§ Task
From the line with "float *qi = target(w);" through the line with "template <int NC, bool", repeat the entries verbatim, both end lines included, and add nothing.
BEGIN Records for the task
+__global__ __launch_bounds__(64) void bpr_run_control_kernel(int32_t U, const int32_t *__restrict__ off, const int32_t *__restrict__ si,
+                                                             const int32_t *__restrict__ sj, const int32_t *__restrict__ slot_of,
+                                                             int d, int32_t ngroups, int neg_replicas, int2 *__restrict__ ctl) {
+    const int lane = threadIdx.x;
+    const uint32_t rowb = (uint32_t)d * 4u;
+    auto cl = [](int x) { return x < 0 ? 0 : x; };
+    auto target = [&](const int32_t *slots, int it, int g) {
+        const int32_t code = slots && it >= 0 ? slots[it] : -1;
+        if (code >= 0) return (uint32_t)(hot_base(code) + (g & ((1 << hot_lg(code)) - 1))) * rowb | kCtlRep;
+        return (uint32_t)cl(it) * rowb;
+    };
+    for (int32_t u = blockIdx.x; u < U; u += gridDim.x) {
+        const int beg = off[u], end = off[u + 1];
+        const int g = u % ngroups;
+        int carry = 0;
+        for (int w = beg; w < end; w += 64) {
+            const int s = w + lane;
+            const bool in = s < end;
+            auto ld = [&](const int32_t *a, int t) { return t >= beg && t < end ? a[t] : -1; };
+            const int i = ld(si, s), j = ld(sj, s);
+            const bool cont = in && s > beg && series_continues(ld(si, s - 1), ld(sj, s - 1), i, j);
+            const bool more = in && s + 1 < end && series_continues(i, j, ld(si, s + 1), ld(sj, s + 1));
+            const bool cont2 = s + 2 < end && series_continues(ld(si, s + 1), ld(sj, s + 1), ld(si, s + 2), ld(sj, s + 2));
+            const uint64_t starts = ~__ballot(cont) & (lane == 63 ? ~0ull : (2ull << lane) - 1);
+            const int pos = starts ? lane - (63 - __clzll((long long)starts)) : carry + lane + 1;
+            carry = __shfl(pos, 63, 64);
+            if (!in) continue;
+            const bool flush = (pos & (kSeriesFlush - 1)) == kSeriesFlush - 1;
+            const bool gather = !GORSE_BPR_SERIES_SKIP_GATHERS || !cont;
+            const bool gather2 = s + 2 < end && (!GORSE_BPR_SERIES_SKIP_GATHERS || !cont2);
+            uint32_t x = target(slot_of, i, g), y = target(neg_replicas ? slot_of : nullptr, j, g);
+            x |= (j >= 0 ? kCtlValid : 0) | (cont ? kCtlCont : 0) | (more ? kCtlMore : 0) | (flush ? kCtlFlush : 0) | (gather ? kCtlGather : 0);
+            y |= (!more || flush ? kCtlSend : 0) | ((pos & (kSeriesFlush - 1)) != 0 ? kCtlAccum : 0) | (gather2 ? kCtlGather2 : 0);
+            ctl[s] = make_int2((int)x, (int)y);
+        }
+    }
+}
+
+constexpr int kLeanUnroll = 3;
+#ifndef GORSE_BPR_LEAN_WAIT
+#define GORSE_BPR_LEAN_WAIT 1
+#endif
+template <int NC>
+__device__ __forceinline__ void bpr_user_runs_lean(float *P, float *Q, float *rep, const int32_t *__restrict__ si,
+                                                   const int32_t *__restrict__ sj, const int2 *__restrict__ ctl,
+                                                   const int32_t *__restrict__ off, int32_t U, int d, float lr, float reg, int exp_mode,
+                                                   double *loss, int64_t group, int64_t ngroups, int lane) {
+    const float nreg = -reg;
+    double my_loss = 0.0;
+    const uint32_t rowb = (uint32_t)d * 4u, laneb = (uint32_t)lane * 4u;
+    auto cl = [](int x) { return x < 0 ? 0 : x; };
+    auto qrow = [&](int item) { return reinterpret_cast<const float *>(reinterpret_cast<const char *>(Q) + ((uint32_t)cl(item) * rowb + laneb)); };
+    auto word = [](const int32_t *a, uint32_t pos) { return *reinterpret_cast<const int32_t *>(reinterpret_cast<const char *>(a) + pos * 4u); };
+    auto cword = [&](uint32_t pos) { return *reinterpret_cast<const int2 *>(reinterpret_cast<const char *>(ctl) + pos * 8u); };
+    auto target = [&](uint32_t w) {
+        return reinterpret_cast<float *>(reinterpret_cast<char *>((int32_t)w < 0 ? rep : Q) + ((w & kCtlOffset) + laneb));
+    };
+    for (int64_t u = group; u < U; u += ngroups) {
+        const int beg = off[u], end = off[u + 1];
+        if (beg >= end) continue;
+        float *pu = P + u * d;
+        const int last = end - 1;
+        auto at = [&](int s) { return (uint32_t)(s <= last ? s : last); };
+        float p[NC], ra[2][NC], rb[2][NC], cur[NC], acc[NC];
+        int gi[2], gj[2];
+        int2 cw[2];
+#pragma unroll
+        for (int k = 0; k < 2; k++) cw[k] = cword(at(beg + k)), gi[k] = word(si, at(beg + 2 + k)), gj[k] = word(sj, at(beg + 2 + k));
+        {
+            const int i0 = word(si, at(beg)), j0 = word(sj, at(beg)), i1 = word(si, at(beg + 1)), j1 = word(sj, at(beg + 1));
+#pragma unroll
+            for (int c = 0; c < NC; c++) {
+                p[c] = load_row<MODE_ATOMIC>(pu + 16 * c + lane);
+                ra[0][c] = load_row<MODE_ATOMIC>(qrow(i0) + 16 * c);
+                ra[1][c] = load_row<MODE_ATOMIC>(qrow(i1) + 16 * c);
+                rb[0][c] = load_row<MODE_ATOMIC>(qrow(j0) + 16 * c);
+                rb[1][c] = load_row<MODE_ATOMIC>(qrow(j1) + 16 * c);
+            }
+        }
+        for (int s = beg; s < end;) {
+#pragma unroll
+            for (int k = 0; k < kLeanUnroll; k++, s++) {
+                const uint32_t w = (uint32_t)cw[0].x, w2 = (uint32_t)cw[0].y;
+                const int gin = word(si, at(s + 4)), gjn = word(sj, at(s + 4));
+                const int2 cwn = cword(at(s + 2));
+                float(&a)[NC] = ra[0];
+                float(&b)[NC] = rb[0];
+                float ran[NC], rbn[NC];
+#pragma unroll
+                for (int c = 0; c < NC; c++) ran[c] = 0.0f;
+                if (w2 & kCtlGather2) {
+#pragma unroll
+                    for (int c = 0; c < NC; c++) ran[c] = load_row<MODE_ATOMIC>(qrow(gi[0]) + 16 * c);
+                }
+#pragma unroll
+                for (int c = 0; c < NC; c++) rbn[c] = load_row<MODE_ATOMIC>(qrow(gj[0]) + 16 * c);
+                if (w & kCtlCont) {
+#pragma unroll
+                    for (int c = 0; c < NC; c++) a[c] = cur[c];
+                }
+                const bool valid = (w & kCtlValid) != 0 && s < end;
+                const float diff = dot512_regs<NC>(p, a) - dot512_regs<NC>(p, b);
+                const float ex = bpr_exp(-diff, exp_mode);
+                const float grad = ex / (1.0f + ex);
+                if (loss && lane == 0 && valid) my_loss += (double)log1pf(ex);
+                float t1[NC], t2[NC];
+#pragma unroll
+                for (int c = 0; c < NC; c++) {
+                    t1[c] = fmaf(a[c], nreg, p[c] * grad);
+                    t2[c] = fmaf(b[c], nreg, p[c] * (-grad));
+                    const float t3 = fmaf(p[c], nreg, (a[c] - b[c]) * grad);
+                    p[c] = valid ? fmaf(t3, lr, p[c]) : p[c];
+                }
+                if (valid) {
+#pragma unroll
+                    for (int c = 0; c < NC; c++) {
+                        acc[c] = (w2 & kCtlAccum) ? acc[c] + t1[c] * lr : t1[c] * lr;
+                        cur[c] = fmaf(t1[c], lr, a[c]);
+                    }
+                    if (w2 & kCtlSend) {
+                        float *qi = target(w);
+#pragma unroll
+                        for (int c = 0; c < NC; c++) __hip_atomic_fetch_add(qi + 16 * c, acc[c], __ATOMIC_RELAXED, __HIP_MEMORY_SCOPE_AGENT);
+                    }
+                    float *qj = target(w2);
+#pragma unroll
+                    for (int c = 0; c < NC; c++) __hip_atomic_fetch_add(qj + 16 * c, t2[c] * lr, __ATOMIC_RELAXED, __HIP_MEMORY_SCOPE_AGENT);
+                }
+                if (GORSE_BPR_LEAN_WAIT) asm volatile("s_waitcnt vmcnt(0)" ::: "memory");
+#pragma unroll
+                for (int c = 0; c < NC; c++) ra[0][c] = ra[1][c], ra[1][c] = ran[c], rb[0][c] = rb[1][c], rb[1][c] = rbn[c];
+                cw[0] = cw[1], cw[1] = cwn;
+                gi[0] = gi[1], gi[1] = gin, gj[0] = gj[1], gj[1] = gjn;
+            }
+        }
+#pragma unroll
+        for (int c = 0; c < NC; c++)
+            __hip_atomic_store(pu + 16 * c + lane, p[c], __ATOMIC_RELAXED, __HIP_MEMORY_SCOPE_AGENT);
+    }
+    if (loss && lane == 0 && my_loss != 0.0) atomicAdd(loss, my_loss);
+}
+
 template <int NC, bool NEG_STORE, bool D8 = false>
 __global__ __launch_bounds__(kBlock) void bpr_update_user_kernel(float *P, float *Q, const int32_t *__restrict__ si,
                                                                  const int32_t *__restrict__ sj,
                                                                  const int32_t *__restrict__ off, int32_t U, int d,
                                                                  float lr, float reg, int exp_mode, double *loss,
-                                                                 HotRows hot, int folders, int neg_replicas) {
+                                                                 HotRows hot, int folders, int neg_replicas,
+                                                                 const int2 *__restrict__ ctl) {
     if ((int)blockIdx.x < folders) {
         run_folders<true>(hot, Q, folders);
         return;
     }
-    auto continues = [](int i0, int j0, int i1, int j1) { return i0 == i1 && (i0 | j0 | j1) >= 0 && i0 != j0 && i0 != j1; };
+    auto continues = [](int i0, int j0, int i1, int j1) { return series_continues(i0, j0, i1, j1); };
     const int glane = threadIdx.x & (kGroup - 1);
     const int lane = D8 ? (glane & 7) : glane;
     constexpr int SUBS = D8 && GORSE_BPR_D8_PAIRS ? 2 : 1;
@@ -1035,6 +1195,13 @@
     const int gib = threadIdx.x / kGroup;
     const int64_t group = ((int64_t)((int)blockIdx.x - folders) * kGroupsPerBlock + gib) * SUBS + (SUBS == 2 ? glane >> 3 : 0);
     const int64_t ngroups = (int64_t)((int)gridDim.x - folders) * kGroupsPerBlock * SUBS;
+    if constexpr (GORSE_BPR_LEAN_LOOP && !NEG_STORE && !D8) {
+        if (ctl) {
+            bpr_user_runs_lean<NC>(P, Q, hot.rep, si, sj, ctl, off, U, d, lr, reg, exp_mode, loss, group, ngroups, glane);
+            if (folders > 0) worker_done<true>(hot);
+            return;
+        }
+    }
     const float nreg = -reg;
     double my_loss = 0.0;
     const bool look_i = hot.n_hot > 0;
@@ -1202,8 +1369,34 @@
 }
 
 
+int g_store_mode_value();
+int64_t user_run_blocks(const gorse_mf *h) {
+    const int64_t blocks = ceil_div(h->U, (int64_t)kGroupsPerBlock * (h->d == 8 && GORSE_BPR_D8_PAIRS ? 2 : 1));
+    return std::min<int64_t>(blocks, 256 * 16);
+}
+int64_t user_run_groups(const gorse_mf *h) { return user_run_blocks(h) * kGroupsPerBlock * (h->d == 8 && GORSE_BPR_D8_PAIRS ? 2 : 1); }
+bool user_runs_open_hot(const gorse_mf *h) { return h->n_hot > 0 && !(g_variant & 32); }
+bool user_runs_neg_replicas(const gorse_mf *h) {
+    return !(g_variant & (1 << 25)) && user_runs_open_hot(h) && hot_neg_replicas(h->n_hot, h->I);
+}
+bool lean_eligible(const gorse_mf *h, bool stores) {
+    if (!GORSE_BPR_LEAN_LOOP || (g_variant & (1 << 18))) return false;
+    if (h->d != 16 && h->d != 32 && h->d != 64 && h->d != 128) return false;
+    if (stores && h->n_cold > 0 && g_store_mode_value() == 1) return false;
+    return (h->I + h->hot_rows) * (int64_t)h->d * 4 < ((int64_t)1 << 31);
+}
+int32_t launch_run_control(gorse_mf *h, const int32_t *sorted, const int32_t *bucket, size_t cap, int32_t *ctl, hipStream_t st,
+                           hipEvent_t start = nullptr, hipEvent_t stop = nullptr) {
+    const int32_t *slots = user_runs_open_hot(h) ? h->hot_slot.p : nullptr;
+    hipExtLaunchKernelGGL(bpr_run_control_kernel, dim3((unsigned)std::min<int64_t>(h->U, 256 * 16)), dim3(64), 0, st, start, stop, 0,
+                          (int32_t)h->U, bucket, sorted + cap, sorted + 2 * cap, slots, h->d, (int32_t)user_run_groups(h),
+                          user_runs_neg_replicas(h) ? 1 : 0, reinterpret_cast<int2 *>(ctl));
+    GORSE_HIP_CHECK(hipGetLastError());
+    return GORSE_OK;
+}
+
 int32_t launch_user_sort(gorse_mf *h, const int32_t *trip, int32_t *sorted, int32_t *bucket, int32_t *rank, int64_t n, size_t cap,
-                         hipStream_t st, bool ranked) {
+                         hipStream_t st, bool ranked, int32_t *ctl = nullptr) {
     const int64_t m = h->U + 2;
     const int64_t blocks = std::min<int64_t>(ceil_div(n, 256), 256 * 8);
     if (!ranked) {
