# alp-aydin/Raytracing-Project

Measured on AMD Instinct MI355X. Metric: Mrays/s (primary+secondary) + wall-clock per frame, 4K scene @1/2/4/8 GPU, higher is better.
Workload: dtype f64; 1 GPU; snorlax 3840x2160, 5 lights, rec 4 (config 4); width=3840, height=2160, mode=standard, rays_per_frame=385232714, rays_traced_per_frame=385232714, parallelism=1 ranks, 1 GPU each: row-strips8x1, cull=True

## Files before the change

raytracing-project_amd/csrc/device/rt_device.hpp:

```cpp
#include <hip/hip_runtime.h>
#include <stdint.h>

#include <type_traits>

#include "rt.h"
#include "rt_launch.hpp"
#include "scene_compile.hpp"

#ifndef RT_REAL
#define RT_REAL double
#define RT_NS rtd
#endif

namespace RT_NS {

using rtamd::DevObj;
using rtamd::DevOp;
using real = RT_REAL;
using NodeT = rtamd::NodeR<real>;
using MatT = rtamd::MatR<real>;
using LightT = rtamd::LightR<real>;
using DLightT = rtamd::DLightR<real>;
using FoldT = rtamd::FoldLeafR<real>;
#define RT_STR2(x) #x
// ... 52 lines not shown
    const double rcp = __builtin_amdgcn_rcp(s0);
    const double f0 = __builtin_fma(-s0, rcp, 1.0);
    const double f1 = __builtin_fma(rcp, f0, rcp);
    const double f2 = __builtin_fma(-s0, f1, 1.0);
    const double f3 = __builtin_fma(f1, f2, f1);
    auto quot = [&](double a) {
        bool vcc;
        const double n = __builtin_amdgcn_div_scale(a, b, true, &vcc);
        const double mul = n * f3;
        const double f4 = __builtin_fma(-s0, mul, n);
        return __builtin_amdgcn_div_fixup(__builtin_amdgcn_div_fmas(f4, f3, mul, vcc), b, a);
    };
    return D3{quot(a0), quot(a1), quot(a2)};
}
__device__ __forceinline__ auto div3(float a0, float a1, float a2, float b) {
    struct F3 { float x, y, z; };
    return F3{a0 / b, a1 / b, a2 / b};
}

#ifndef RT_FUSED_NORM
#define RT_FUSED_NORM 1
#endif
static_assert(!RT_FUSED_NORM || std::is_same_v<real, double>, "RT_FUSED_NORM is FP64 only (rt_kernels_f32.hip sets it to 0)");

__device__ __forceinline__ double sqrt_core(double s, double& h) {
    const double y = __builtin_amdgcn_rsq(s);
    double g = s * y;
    h = y * 0.5;
    const double r = __builtin_fma(-h, g, 0.5);
    g = __builtin_fma(g, r, g);
    h = __builtin_fma(h, r, h);
    const double d0 = __builtin_fma(-g, g, s);
    g = __builtin_fma(d0, h, g);
    const double d1 = __builtin_fma(-g, g, s);
    return __builtin_fma(d1, h, g);
}

__device__ __forceinline__ D3 div3(double a0, double a1, double a2, double L, double h) {
    const double y0 = h + h;
    const double e = __builtin_fma(-L, y0, 1.0);
    const double y = __builtin_fma(y0, e, y0);
    auto quot = [&](double a) {
        const double q = a * y;
        const double r = __builtin_fma(-L, q, a);
        return __builtin_fma(r, y, q);
    };
// ... 82 lines not shown
    PH_CHAIN_XF,
    PH_OBJ_PREF,
    PH_OBJ_HIT,
    PH_WAVE_SETUP,
    PH_COUNT
};
enum RtEvent {
    EV_SHQ = 0,
    EV_SH_CAND,
    EV_SH_HIT,
    EV_SH_CSG,
    EV_PR_CAND,
    EV_PR_HIT,
    EV_FOLD_LEAF,
    EV_COMB,
    EV_COMB_SINGLE,
    EV_COMB_EASY,
    EV_COMB_GEN,
    EV_LIGHT1,
    EV_LIGHT2,
    EV_BOUNCE,
    EV_COMPACT_LEAF,
    EV_WAVES,
    EV_COUNT
};
template <bool C>
struct Cnt;
template <>
struct Cnt<false> {
    static constexpr bool kPlain = false;
    __device__ __forceinline__ void inc(int) {}
    __device__ __forceinline__ void gate(bool) {}
#ifdef RT_EVENT_PROF
    __device__ static unsigned long long* acc() {
        __shared__ unsigned long long a[4][EV_COUNT];
        return &a[threadIdx.x >> 6][0];
    }
    __device__ __forceinline__ void init() {
        if ((threadIdx.x & 63) == 0)
            for (int k = 0; k < EV_COUNT; ++k) acc()[k] = 0;
    }
    __device__ __forceinline__ bool first() {
        return (int)__lane_id() == __builtin_ctzll(__builtin_amdgcn_read_exec());
    }
    __device__ __forceinline__ void ev(int k) {
        if (first()) acc()[k] += 1;
    }
// ... 579 lines not shown
        real t1 = (-half_b + s) / RV(1.0);
        if (t0 > t1) {
            const real tt = t0;
            t0 = t1;
            t1 = tt;
        }
        o.t0 = t0;
        o.t1 = t1;
        if (o.ok) cnt.inc(RT_OPC_SPHERE_IVL_HIT);
    }
    o.s0 = o.t0;
    o.s1 = o.t1;
}

template <class CT>
__device__ __forceinline__ void csg_c(int op, const CIvl& A, const CIvl& B, CIvl& R, CT& cnt) {
    R.ok = 0;
    R.t0 = R.t1 = R.s0 = R.s1 = RV(0.0);
    R.c0 = R.c1 = 0;
    if (!A.ok && !B.ok) return;
    cnt.inc(RT_OPC_CSG_COMBINE);
    cnt.ev(EV_COMB);
    if (!(A.ok && B.ok)) {
        cnt.ev(EV_COMB_SINGLE);
        const bool useA = A.ok;
        if (op == RT_CSG_INTERSECTION || (op == RT_CSG_DIFFERENCE && !useA)) return;
        const CIvl& X = useA ? A : B;
        const bool inX = (X.t0 < RV(1e-6)) && (X.t1 > RV(1e-6));
        R.t1 = X.t1;
        R.s1 = X.s1;
        R.c1 = X.c1;
        if (inX) {
            R.ok = __builtin_isfinite(X.t1);
            R.t0 = RV(0.0);
            R.s0 = X.s0;
            R.c0 = (X.c0 & ~REF_FLIP) | REF_ORIGIN;
        } else {
            R.ok = __builtin_isfinite(X.t0) && __builtin_isfinite(X.t1) && !ev_less(X.t1, 1, X.t0, 0);
            R.t0 = X.t0;
            R.s0 = X.s0;
            R.c0 = X.c0;
        }
        return;
    }
    if (op == RT_CSG_UNION) {
        const real e = RV(1e-6);
        const bool easy = __builtin_isfinite(A.t0) && __builtin_isfinite(A.t1) && __builtin_isfinite(B.t0) &&
                          __builtin_isfinite(B.t1) && (A.t1 - A.t0 > e) && (B.t1 - B.t0 > e) &&
                          (fabs_r(A.t0 - B.t0) > e) && (fabs_r(A.t0 - B.t1) > e) && (fabs_r(A.t1 - B.t0) > e) &&
                          (fabs_r(A.t1 - B.t1) > e);
        if (easy) {
            cnt.ev(EV_COMB_EASY);
            const bool inA = (A.t0 < e) && (A.t1 > e);
            const bool inB = (B.t0 < e) && (B.t1 > e);
            const bool xa = inA || (!inB && A.t0 < B.t0);
            const real x1 = xa ? A.t1 : B.t1;
            const real y0 = xa ? B.t0 : A.t0;
            const real y1 = xa ? B.t1 : A.t1;
            const bool ext_y = (y0 < x1) && (y1 > x1);
            const bool org = inA || inB;
            const int xc0 = xa ? A.c0 : B.c0;
            R.ok = 1;
            R.t0 = org ? RV(0.0) : (xa ? A.t0 : B.t0);
            R.s0 = xa ? A.s0 : B.s0;
            R.c0 = org ? ((xc0 & ~REF_FLIP) | REF_ORIGIN) : xc0;
            R.t1 = ext_y ? y1 : x1;
            R.s1 = (ext_y != xa) ? A.s1 : B.s1;
            R.c1 = (ext_y != xa) ? A.c1 : B.c1;
            return;
        }
    }
    cnt.ev(EV_COMB_GEN);
    real et[4];
    int ec[4];
#pragma unroll
    for (int k = 0; k < 4; ++k) {
        et[k] = RV(0.0);
        ec[k] = 0;
    }
    int n = 0;
    {
        const real tv[4] = {A.t0, A.t1, B.t0, B.t1};
        const bool pv[4] = {A.ok && __builtin_isfinite(A.t0), A.ok && __builtin_isfinite(A.t1),
                            B.ok && __builtin_isfinite(B.t0), B.ok && __builtin_isfinite(B.t1)};
#pragma unroll
        for (int e = 0; e < 4; ++e) {
#pragma unroll
            for (int k = 0; k < 4; ++k) {
                const bool here = pv[e] && n == k;
                et[k] = here ? tv[e] : et[k];
                ec[k] = here ? e : ec[k];
            }
            n += pv[e] ? 1 : 0;
        }
    }
// ... 560 lines not shown
    const f2v qxy = pk_fma(f2s(-s), K.uxy, wxy);
    const float qz = __builtin_fmaf(-s, K.uz, wz);
    const float d2 = dot_pk(qxy, qz, qxy, qz);
    const float R = g.w + K.rho + __builtin_fmaf(1e-5f, gmag, K.m5);
    return !(d2 > R * R);
}
__device__ __forceinline__ bool capsule_touch(const float* g, const Capsule& K) {
    const float4 b = *reinterpret_cast<const float4*>(g);
    return capsule_touch(b, ball_mag(b), K);
}


__device__ __forceinline__ bool record_touch(const float4 c0, const float4 c1, const Capsule& K) {
    const int type = __float_as_int(c1.x);
    const f2v sab = pk_fma(f2s(c0.x), K.abx, pk_fma(f2s(c0.y), K.aby, f2s(c0.z) * K.abz)) - f2s(c0.w);
    const float m = __builtin_fmaf(1e-5f, c1.y, K.rm5);
    const bool plane = !((sab.x > m) & (sab.y > m)) & !((sab.x < -m) & (sab.y < -m));
    const bool ball = capsule_touch(c0, c1.y, K);
    return (type == 1) | ((type == 2) & ball) | ((type == 3) & plane);
}

template <bool EAGER, bool DEEP, bool UO, bool BV = false, bool LEAD = false, class CT>
__device__ bool scene_occluded_capsule(const DevScene& S, const DRay& r0, real tmin, real tmax, bool need, bool wave_ok,
                                    CT& cnt, bool regular = true) {
#if defined(RT_ABL) && RT_ABL == 1
    return false;
#endif
    cnt.pb(PH_WAVE_SETUP);
    const FRay fr = to_fray(r0);
    DRay r = r0;
    bool r_exact = false;
    const float ftmin = (float)tmin, ftmax = (float)tmax;
    const uint64_t nm = __ballot(need);
    if (!nm) return false;
    cnt.ev(EV_SHQ);
    const int f = __builtin_ctzll(nm);
    const float Ax = __builtin_fmaf(ftmin, fr.dx, fr.ox), Ay = __builtin_fmaf(ftmin, fr.dy, fr.oy),
                Az = __builtin_fmaf(ftmin, fr.dz, fr.oz);
    const float Bx = __builtin_fmaf(ftmax, fr.dx, fr.ox), By = __builtin_fmaf(ftmax, fr.dy, fr.oy),
                Bz = __builtin_fmaf(ftmax, fr.dz, fr.oz);
    const bool fin = __builtin_isfinite(Ax + Ay + Az + Bx + By + Bz) && regular;
    const bool cap = wave_ok && exec_full() && !__any(need && !fin);
    const float ax = rdlane_f(Ax, f), ay = rdlane_f(Ay, f), az = rdlane_f(Az, f);
    const float bx = rdlane_f(Bx, f), by = rdlane_f(By, f), bz = rdlane_f(Bz, f);
    const float da = (Ax - ax) * (Ax - ax) + (Ay - ay) * (Ay - ay) + (Az - az) * (Az - az);
    const float db = (Bx - bx) * (Bx - bx) + (By - by) * (By - by) + (Bz - bz) * (Bz - bz);
    const float d = need ? __builtin_fmaxf(da, db) : 0.0f;
// ... 52 lines not shown
        const int nc = S.n_objs - base;
        const int j = base + lane;
        const int jr = j < S.n_objs ? j : S.n_objs - 1;
        const float4 c0 = S.ctab[2 * jr], c1 = S.ctab[2 * jr + 1];
        const bool pass = (j < S.n_objs) &
                          (cap ? record_touch(c0, c1, K)
                               : __float_as_int(c1.x) != 0);
        m = (cap && exec_full()) ? __ballot(pass) : (nc >= 64 ? ~0ull : ((1ull << nc) - 1));
        cnt.pe(PH_WAVE_SETUP);
#if defined(RT_ABL) && RT_ABL == 2
        if (m != 12345) return false;
#endif
        if constexpr (kCounting<CT>) {
            if (need) {
                int skipped = 0;
                for (int o = base; o < S.n_objs && o < base + 64; ++o) {
                    const int k = S.objs[o].kind;
                    if (k != rtamd::OBJ_GROUP && k != rtamd::OBJ_NEVER && !((m >> (o - base)) & 1)) ++skipped;
                }
                cnt_add(cnt, RT_OPC_CULLED, skipped);
            }
        }
        }
        while (m) {
            const int o = base + __builtin_ctzll(m);
            m &= m - 1;
            const DevObj ob = S.objs[o];
            if (ob.kind == rtamd::OBJ_GROUP || ob.kind == rtamd::OBJ_NEVER) continue;
            cnt.ev(EV_SH_CAND);
            cnt.pb(PH_OBJ_PREF);
            uint64_t lmask = ~0ull;
            bool use_mask = false;
            if (kCsg<CT> && cap && ob.npb > 0 && exec_full()) {
                const float* g = S.gb + 4 * (ob.pb0 + (lane < ob.npb ? lane : 0));
                const bool in = lane < ob.npb;
                const uint64_t cb = __ballot(in && capsule_touch(g, K));
                bool seg = cb != 0;
#ifndef RT_NO_LANE_LEAF_TEST
                if (seg) {
                    seg = false;
                    for (uint64_t mm = cb; mm && !seg; mm &= mm - 1) {
                        const float* gk = S.gb + 4 * (ob.pb0 + __builtin_ctzll(mm));
                        seg = __any(need && !hit && ball_touch(gk, fr, ftmin, ftmax));
                    }
                }
#endif
                if (!seg) {
                    if (need) cnt.inc(RT_OPC_CULLED);
                    cnt.pe(PH_OBJ_PREF);
                    continue;
                }
                if (!lb_ready) {
                    lb_ready = true;
// ... 396 lines not shown
            }
            cnt.pe(PH_OBJ_HIT);
            if (csg_obj) cnt.pe(PH_SHADOW_CSG);
            if (__all(hit || !need)) return hit;
        }
    }
    return hit;
}
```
END Records for the task
§ Response area
+                        float *qi = target(w);
+#pragma unroll
+                        for (int c = 0; c < NC; c++) __hip_atomic_fetch_add(qi + 16 * c, acc[c], __ATOMIC_RELAXED, __HIP_MEMORY_SCOPE_AGENT);
+                    }
+                    float *qj = target(w2);
+#pragma unroll
+                    for (int c = 0; c < NC; c++) __hip_atomic_fetch_add(qj + 16 * c, t2[c] * lr, __ATOMIC_RELAXED, __HIP_MEMORY_SCOPE_AGENT);
+                }
+                if (GORSE_BPR_LEAN_WAIT) asm volatile("s_waitcnt vmcnt(0)" ::: "memory");
+#pragma unroll
+                for (int c = 0; c < NC; c++) ra[0][c] = ra[1][c], ra[1][c] = ran[c], rb[0][c] = rb[1][c], rb[1][c] = rbn[c];
+                cw[0] = cw[1], cw[1] = cwn;
+                gi[0] = gi[1], gi[1] = gin, gj[0] = gj[1], gj[1] = gjn;
+            }
+        }
+#pragma unroll
+        for (int c = 0; c < NC; c++)
+            __hip_atomic_store(pu + 16 * c + lane, p[c], __ATOMIC_RELAXED, __HIP_MEMORY_SCOPE_AGENT);
+    }
+    if (loss && lane == 0 && my_loss != 0.0) atomicAdd(loss, my_loss);
+}
+
 template <int NC, bool NEG_STORE, bool D8 = false>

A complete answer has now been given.